From the entries that follow, extract each line holding the string "must".

================

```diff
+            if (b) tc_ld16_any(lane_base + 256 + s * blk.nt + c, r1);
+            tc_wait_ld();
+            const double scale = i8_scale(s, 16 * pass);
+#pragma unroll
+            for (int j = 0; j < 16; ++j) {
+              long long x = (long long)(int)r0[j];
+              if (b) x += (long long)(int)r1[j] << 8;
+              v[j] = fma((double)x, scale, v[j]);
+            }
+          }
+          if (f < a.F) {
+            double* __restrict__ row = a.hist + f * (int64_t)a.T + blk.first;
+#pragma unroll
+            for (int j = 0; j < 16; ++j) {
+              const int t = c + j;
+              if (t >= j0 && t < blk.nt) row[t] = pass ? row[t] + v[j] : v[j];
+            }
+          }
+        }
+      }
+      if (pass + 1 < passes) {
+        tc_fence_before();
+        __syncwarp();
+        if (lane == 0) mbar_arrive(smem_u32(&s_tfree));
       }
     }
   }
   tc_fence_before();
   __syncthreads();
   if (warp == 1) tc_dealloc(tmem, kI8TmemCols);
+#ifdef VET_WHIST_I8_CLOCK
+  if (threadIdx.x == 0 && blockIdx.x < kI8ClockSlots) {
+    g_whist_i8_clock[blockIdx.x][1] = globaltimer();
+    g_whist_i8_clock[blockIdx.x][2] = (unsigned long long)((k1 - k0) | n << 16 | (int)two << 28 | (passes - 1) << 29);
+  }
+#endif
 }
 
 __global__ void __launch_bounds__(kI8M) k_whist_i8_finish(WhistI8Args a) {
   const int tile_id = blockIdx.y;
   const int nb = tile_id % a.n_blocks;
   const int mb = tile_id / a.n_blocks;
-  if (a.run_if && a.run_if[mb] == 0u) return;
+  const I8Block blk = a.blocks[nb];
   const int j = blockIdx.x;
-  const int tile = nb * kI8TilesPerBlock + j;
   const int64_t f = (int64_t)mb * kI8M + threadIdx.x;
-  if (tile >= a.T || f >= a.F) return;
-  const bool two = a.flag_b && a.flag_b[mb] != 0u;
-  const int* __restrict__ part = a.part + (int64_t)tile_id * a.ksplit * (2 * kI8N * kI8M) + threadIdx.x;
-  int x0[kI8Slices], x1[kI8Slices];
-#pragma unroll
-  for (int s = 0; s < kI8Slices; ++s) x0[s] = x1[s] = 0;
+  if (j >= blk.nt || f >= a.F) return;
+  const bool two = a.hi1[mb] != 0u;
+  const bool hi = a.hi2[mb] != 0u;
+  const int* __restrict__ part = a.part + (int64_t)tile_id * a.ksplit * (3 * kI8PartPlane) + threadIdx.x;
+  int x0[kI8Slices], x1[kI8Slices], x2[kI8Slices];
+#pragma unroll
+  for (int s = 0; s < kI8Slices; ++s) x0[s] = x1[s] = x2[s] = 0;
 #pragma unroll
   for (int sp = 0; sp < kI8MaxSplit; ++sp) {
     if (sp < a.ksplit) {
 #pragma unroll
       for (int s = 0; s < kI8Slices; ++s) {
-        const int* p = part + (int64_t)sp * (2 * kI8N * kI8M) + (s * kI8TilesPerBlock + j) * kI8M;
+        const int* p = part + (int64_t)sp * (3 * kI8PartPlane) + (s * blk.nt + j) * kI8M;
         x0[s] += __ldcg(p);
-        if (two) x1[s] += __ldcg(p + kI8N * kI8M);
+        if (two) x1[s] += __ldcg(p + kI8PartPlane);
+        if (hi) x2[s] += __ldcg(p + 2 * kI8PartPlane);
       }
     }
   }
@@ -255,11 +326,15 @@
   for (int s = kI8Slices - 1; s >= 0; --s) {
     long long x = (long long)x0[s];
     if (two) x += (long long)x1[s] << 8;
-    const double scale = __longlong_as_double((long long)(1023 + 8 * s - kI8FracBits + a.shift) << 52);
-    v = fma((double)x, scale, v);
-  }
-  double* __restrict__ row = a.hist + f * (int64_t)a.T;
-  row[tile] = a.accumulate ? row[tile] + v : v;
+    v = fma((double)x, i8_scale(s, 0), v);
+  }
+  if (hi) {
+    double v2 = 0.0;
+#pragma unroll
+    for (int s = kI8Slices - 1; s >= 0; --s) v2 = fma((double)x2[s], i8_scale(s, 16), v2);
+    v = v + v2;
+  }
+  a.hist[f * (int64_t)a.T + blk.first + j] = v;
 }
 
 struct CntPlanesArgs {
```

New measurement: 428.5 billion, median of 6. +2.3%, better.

================

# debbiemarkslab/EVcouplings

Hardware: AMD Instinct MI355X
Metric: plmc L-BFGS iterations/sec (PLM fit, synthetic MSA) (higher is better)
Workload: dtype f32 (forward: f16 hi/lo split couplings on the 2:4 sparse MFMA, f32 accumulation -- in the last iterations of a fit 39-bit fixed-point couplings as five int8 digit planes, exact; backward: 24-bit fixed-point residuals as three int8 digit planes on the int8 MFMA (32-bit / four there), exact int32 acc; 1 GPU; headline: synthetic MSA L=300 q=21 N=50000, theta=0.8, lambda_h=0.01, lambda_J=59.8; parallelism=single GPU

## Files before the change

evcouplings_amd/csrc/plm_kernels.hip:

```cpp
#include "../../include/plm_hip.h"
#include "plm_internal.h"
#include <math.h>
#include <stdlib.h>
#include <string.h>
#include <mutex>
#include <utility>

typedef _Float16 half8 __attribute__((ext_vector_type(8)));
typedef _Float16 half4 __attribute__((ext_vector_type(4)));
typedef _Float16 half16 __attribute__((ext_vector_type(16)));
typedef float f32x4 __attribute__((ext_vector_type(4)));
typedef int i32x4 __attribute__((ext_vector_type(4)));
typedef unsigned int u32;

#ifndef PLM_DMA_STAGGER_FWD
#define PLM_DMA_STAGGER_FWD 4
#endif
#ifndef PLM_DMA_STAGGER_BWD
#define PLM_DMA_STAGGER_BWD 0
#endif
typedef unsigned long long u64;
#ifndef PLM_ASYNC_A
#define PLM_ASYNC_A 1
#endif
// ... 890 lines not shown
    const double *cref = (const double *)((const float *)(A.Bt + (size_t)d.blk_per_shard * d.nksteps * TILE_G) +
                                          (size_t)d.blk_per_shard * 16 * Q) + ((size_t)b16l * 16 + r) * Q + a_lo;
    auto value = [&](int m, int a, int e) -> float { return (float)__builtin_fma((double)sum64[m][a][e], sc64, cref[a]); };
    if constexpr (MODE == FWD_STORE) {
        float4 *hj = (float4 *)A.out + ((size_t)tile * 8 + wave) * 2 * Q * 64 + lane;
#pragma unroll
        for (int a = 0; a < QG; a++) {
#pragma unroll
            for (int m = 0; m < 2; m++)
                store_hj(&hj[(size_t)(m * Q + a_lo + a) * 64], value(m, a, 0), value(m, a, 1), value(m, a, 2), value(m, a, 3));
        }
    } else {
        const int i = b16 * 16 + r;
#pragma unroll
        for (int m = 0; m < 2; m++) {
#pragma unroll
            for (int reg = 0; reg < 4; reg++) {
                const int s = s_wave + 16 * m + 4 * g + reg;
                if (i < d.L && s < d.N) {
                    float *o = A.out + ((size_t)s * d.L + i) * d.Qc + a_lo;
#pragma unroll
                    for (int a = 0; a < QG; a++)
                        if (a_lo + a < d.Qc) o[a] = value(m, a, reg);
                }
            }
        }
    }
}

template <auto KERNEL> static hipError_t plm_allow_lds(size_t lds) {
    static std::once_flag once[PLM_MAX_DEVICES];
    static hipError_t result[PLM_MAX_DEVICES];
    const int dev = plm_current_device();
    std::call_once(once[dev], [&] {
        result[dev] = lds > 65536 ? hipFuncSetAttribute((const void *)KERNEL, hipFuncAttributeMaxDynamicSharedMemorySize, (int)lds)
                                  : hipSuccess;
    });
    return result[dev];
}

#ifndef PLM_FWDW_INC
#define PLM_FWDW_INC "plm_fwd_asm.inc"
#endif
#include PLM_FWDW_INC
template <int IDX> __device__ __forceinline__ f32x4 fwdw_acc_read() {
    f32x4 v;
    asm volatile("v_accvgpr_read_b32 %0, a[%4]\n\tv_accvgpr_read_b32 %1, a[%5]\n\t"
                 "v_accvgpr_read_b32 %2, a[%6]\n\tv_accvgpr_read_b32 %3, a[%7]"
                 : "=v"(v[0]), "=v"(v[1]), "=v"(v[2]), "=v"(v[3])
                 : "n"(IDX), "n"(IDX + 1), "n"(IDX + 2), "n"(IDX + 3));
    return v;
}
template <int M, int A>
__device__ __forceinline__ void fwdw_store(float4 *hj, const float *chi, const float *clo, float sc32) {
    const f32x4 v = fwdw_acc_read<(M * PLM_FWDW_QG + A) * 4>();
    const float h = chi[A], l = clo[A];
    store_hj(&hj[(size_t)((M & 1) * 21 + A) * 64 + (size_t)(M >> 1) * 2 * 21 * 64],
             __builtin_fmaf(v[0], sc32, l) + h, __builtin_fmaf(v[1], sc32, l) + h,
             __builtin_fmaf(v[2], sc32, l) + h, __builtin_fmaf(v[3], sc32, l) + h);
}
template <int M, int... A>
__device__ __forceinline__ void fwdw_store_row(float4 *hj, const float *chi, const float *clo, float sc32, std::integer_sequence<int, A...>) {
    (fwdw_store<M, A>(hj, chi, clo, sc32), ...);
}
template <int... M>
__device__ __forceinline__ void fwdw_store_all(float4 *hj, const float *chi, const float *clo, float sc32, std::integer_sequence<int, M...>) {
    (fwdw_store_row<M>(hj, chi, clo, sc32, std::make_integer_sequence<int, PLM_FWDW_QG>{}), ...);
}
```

================

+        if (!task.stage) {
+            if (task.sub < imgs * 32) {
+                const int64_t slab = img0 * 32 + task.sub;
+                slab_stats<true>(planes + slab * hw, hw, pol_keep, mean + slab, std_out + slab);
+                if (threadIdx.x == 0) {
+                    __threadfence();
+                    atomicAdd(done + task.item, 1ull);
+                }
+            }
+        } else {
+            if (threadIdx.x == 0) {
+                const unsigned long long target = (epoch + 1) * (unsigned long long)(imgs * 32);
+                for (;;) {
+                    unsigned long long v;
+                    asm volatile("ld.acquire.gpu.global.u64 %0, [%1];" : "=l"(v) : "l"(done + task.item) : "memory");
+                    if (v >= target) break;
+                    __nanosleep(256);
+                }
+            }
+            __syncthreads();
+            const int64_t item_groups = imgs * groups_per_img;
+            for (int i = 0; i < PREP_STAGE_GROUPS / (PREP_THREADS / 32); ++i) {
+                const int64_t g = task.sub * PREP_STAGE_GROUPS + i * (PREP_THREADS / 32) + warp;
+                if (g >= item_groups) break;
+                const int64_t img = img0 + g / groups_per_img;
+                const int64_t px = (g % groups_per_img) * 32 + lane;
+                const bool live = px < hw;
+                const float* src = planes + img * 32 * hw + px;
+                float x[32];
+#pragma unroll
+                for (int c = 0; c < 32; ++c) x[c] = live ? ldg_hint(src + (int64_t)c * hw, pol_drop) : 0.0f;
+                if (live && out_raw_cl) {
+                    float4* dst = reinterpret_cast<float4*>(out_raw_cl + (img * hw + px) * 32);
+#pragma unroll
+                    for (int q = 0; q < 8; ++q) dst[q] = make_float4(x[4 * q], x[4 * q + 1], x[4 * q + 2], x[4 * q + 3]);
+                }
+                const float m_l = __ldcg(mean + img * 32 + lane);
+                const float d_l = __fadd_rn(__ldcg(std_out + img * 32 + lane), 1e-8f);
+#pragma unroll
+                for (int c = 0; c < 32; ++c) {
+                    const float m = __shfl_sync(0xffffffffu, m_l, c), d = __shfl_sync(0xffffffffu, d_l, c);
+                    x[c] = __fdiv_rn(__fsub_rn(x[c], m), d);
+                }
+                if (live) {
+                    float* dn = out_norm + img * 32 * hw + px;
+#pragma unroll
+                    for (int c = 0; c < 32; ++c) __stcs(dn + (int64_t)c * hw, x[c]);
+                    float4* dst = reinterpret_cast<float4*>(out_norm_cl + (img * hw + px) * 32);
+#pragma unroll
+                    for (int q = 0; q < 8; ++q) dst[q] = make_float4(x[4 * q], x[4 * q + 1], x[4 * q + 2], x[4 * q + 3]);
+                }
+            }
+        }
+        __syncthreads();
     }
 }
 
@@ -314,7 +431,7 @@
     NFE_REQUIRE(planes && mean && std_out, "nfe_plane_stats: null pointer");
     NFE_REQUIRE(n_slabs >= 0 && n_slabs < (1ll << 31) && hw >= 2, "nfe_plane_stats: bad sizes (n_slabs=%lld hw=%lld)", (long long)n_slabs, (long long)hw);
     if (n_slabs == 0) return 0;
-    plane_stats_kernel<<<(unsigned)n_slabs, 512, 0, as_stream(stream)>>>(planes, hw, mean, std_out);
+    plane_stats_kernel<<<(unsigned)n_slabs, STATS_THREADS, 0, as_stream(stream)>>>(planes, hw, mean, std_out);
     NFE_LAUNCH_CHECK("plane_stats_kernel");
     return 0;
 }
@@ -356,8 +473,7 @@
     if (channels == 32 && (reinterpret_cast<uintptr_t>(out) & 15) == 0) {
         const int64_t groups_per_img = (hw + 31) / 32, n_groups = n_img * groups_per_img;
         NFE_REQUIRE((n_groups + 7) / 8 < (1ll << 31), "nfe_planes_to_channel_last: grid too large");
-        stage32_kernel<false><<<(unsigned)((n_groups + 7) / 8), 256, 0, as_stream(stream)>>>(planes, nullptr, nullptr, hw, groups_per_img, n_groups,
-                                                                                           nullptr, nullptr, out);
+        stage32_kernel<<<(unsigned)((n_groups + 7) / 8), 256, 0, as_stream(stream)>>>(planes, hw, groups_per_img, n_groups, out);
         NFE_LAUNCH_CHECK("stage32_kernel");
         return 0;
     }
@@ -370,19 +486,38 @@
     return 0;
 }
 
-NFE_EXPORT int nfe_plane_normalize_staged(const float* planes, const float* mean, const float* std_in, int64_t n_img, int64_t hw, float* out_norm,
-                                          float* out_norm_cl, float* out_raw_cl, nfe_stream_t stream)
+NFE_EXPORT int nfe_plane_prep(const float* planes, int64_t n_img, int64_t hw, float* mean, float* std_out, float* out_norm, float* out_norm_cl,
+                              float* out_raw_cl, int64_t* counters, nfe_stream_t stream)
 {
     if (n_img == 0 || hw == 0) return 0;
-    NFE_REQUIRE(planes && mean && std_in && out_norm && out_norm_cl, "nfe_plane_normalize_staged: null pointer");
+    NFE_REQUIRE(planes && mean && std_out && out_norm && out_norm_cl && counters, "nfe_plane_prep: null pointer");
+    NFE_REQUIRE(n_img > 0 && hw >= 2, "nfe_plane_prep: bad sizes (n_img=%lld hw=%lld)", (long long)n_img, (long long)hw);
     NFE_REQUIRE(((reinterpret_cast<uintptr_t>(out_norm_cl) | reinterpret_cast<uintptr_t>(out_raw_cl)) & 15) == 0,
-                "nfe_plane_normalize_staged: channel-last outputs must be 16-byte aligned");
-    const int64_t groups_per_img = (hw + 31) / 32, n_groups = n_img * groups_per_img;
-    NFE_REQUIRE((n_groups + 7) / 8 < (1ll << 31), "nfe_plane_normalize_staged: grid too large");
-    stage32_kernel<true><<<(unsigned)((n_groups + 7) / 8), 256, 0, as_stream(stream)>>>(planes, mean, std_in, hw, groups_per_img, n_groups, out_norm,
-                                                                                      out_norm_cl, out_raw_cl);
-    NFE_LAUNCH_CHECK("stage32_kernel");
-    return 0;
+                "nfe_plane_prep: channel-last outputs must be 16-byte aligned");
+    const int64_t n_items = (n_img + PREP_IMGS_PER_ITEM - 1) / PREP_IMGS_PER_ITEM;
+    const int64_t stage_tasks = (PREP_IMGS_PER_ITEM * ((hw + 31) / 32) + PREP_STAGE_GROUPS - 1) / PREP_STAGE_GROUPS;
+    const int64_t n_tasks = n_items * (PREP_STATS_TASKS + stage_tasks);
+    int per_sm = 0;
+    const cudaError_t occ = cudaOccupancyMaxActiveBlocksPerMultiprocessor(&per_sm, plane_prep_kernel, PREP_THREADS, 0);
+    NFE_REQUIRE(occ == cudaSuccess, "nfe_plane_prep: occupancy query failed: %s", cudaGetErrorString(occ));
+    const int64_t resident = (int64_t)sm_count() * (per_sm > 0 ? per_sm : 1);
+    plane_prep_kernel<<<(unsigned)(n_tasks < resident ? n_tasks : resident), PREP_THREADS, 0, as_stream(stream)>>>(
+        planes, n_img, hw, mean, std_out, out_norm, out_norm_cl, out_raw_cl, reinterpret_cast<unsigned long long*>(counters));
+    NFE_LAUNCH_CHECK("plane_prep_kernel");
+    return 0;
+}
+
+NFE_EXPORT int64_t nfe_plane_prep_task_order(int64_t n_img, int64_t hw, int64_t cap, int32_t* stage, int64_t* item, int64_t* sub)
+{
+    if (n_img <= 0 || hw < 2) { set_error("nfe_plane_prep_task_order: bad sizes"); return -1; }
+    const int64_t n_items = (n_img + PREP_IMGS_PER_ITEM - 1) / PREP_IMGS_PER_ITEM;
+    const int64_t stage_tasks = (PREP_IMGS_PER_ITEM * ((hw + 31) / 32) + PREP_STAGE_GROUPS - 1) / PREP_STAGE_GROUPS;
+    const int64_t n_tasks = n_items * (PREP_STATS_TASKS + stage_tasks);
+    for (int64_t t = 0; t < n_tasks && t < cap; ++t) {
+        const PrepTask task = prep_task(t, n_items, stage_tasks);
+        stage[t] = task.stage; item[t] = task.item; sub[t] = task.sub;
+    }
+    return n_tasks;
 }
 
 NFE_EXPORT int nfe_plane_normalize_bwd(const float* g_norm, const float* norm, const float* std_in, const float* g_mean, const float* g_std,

================

## [Solution]
-                "nfe_plane_normalize_staged: channel-last outputs must be 16-byte aligned");
+                "nfe_plane_prep: channel-last outputs must be 16-byte aligned");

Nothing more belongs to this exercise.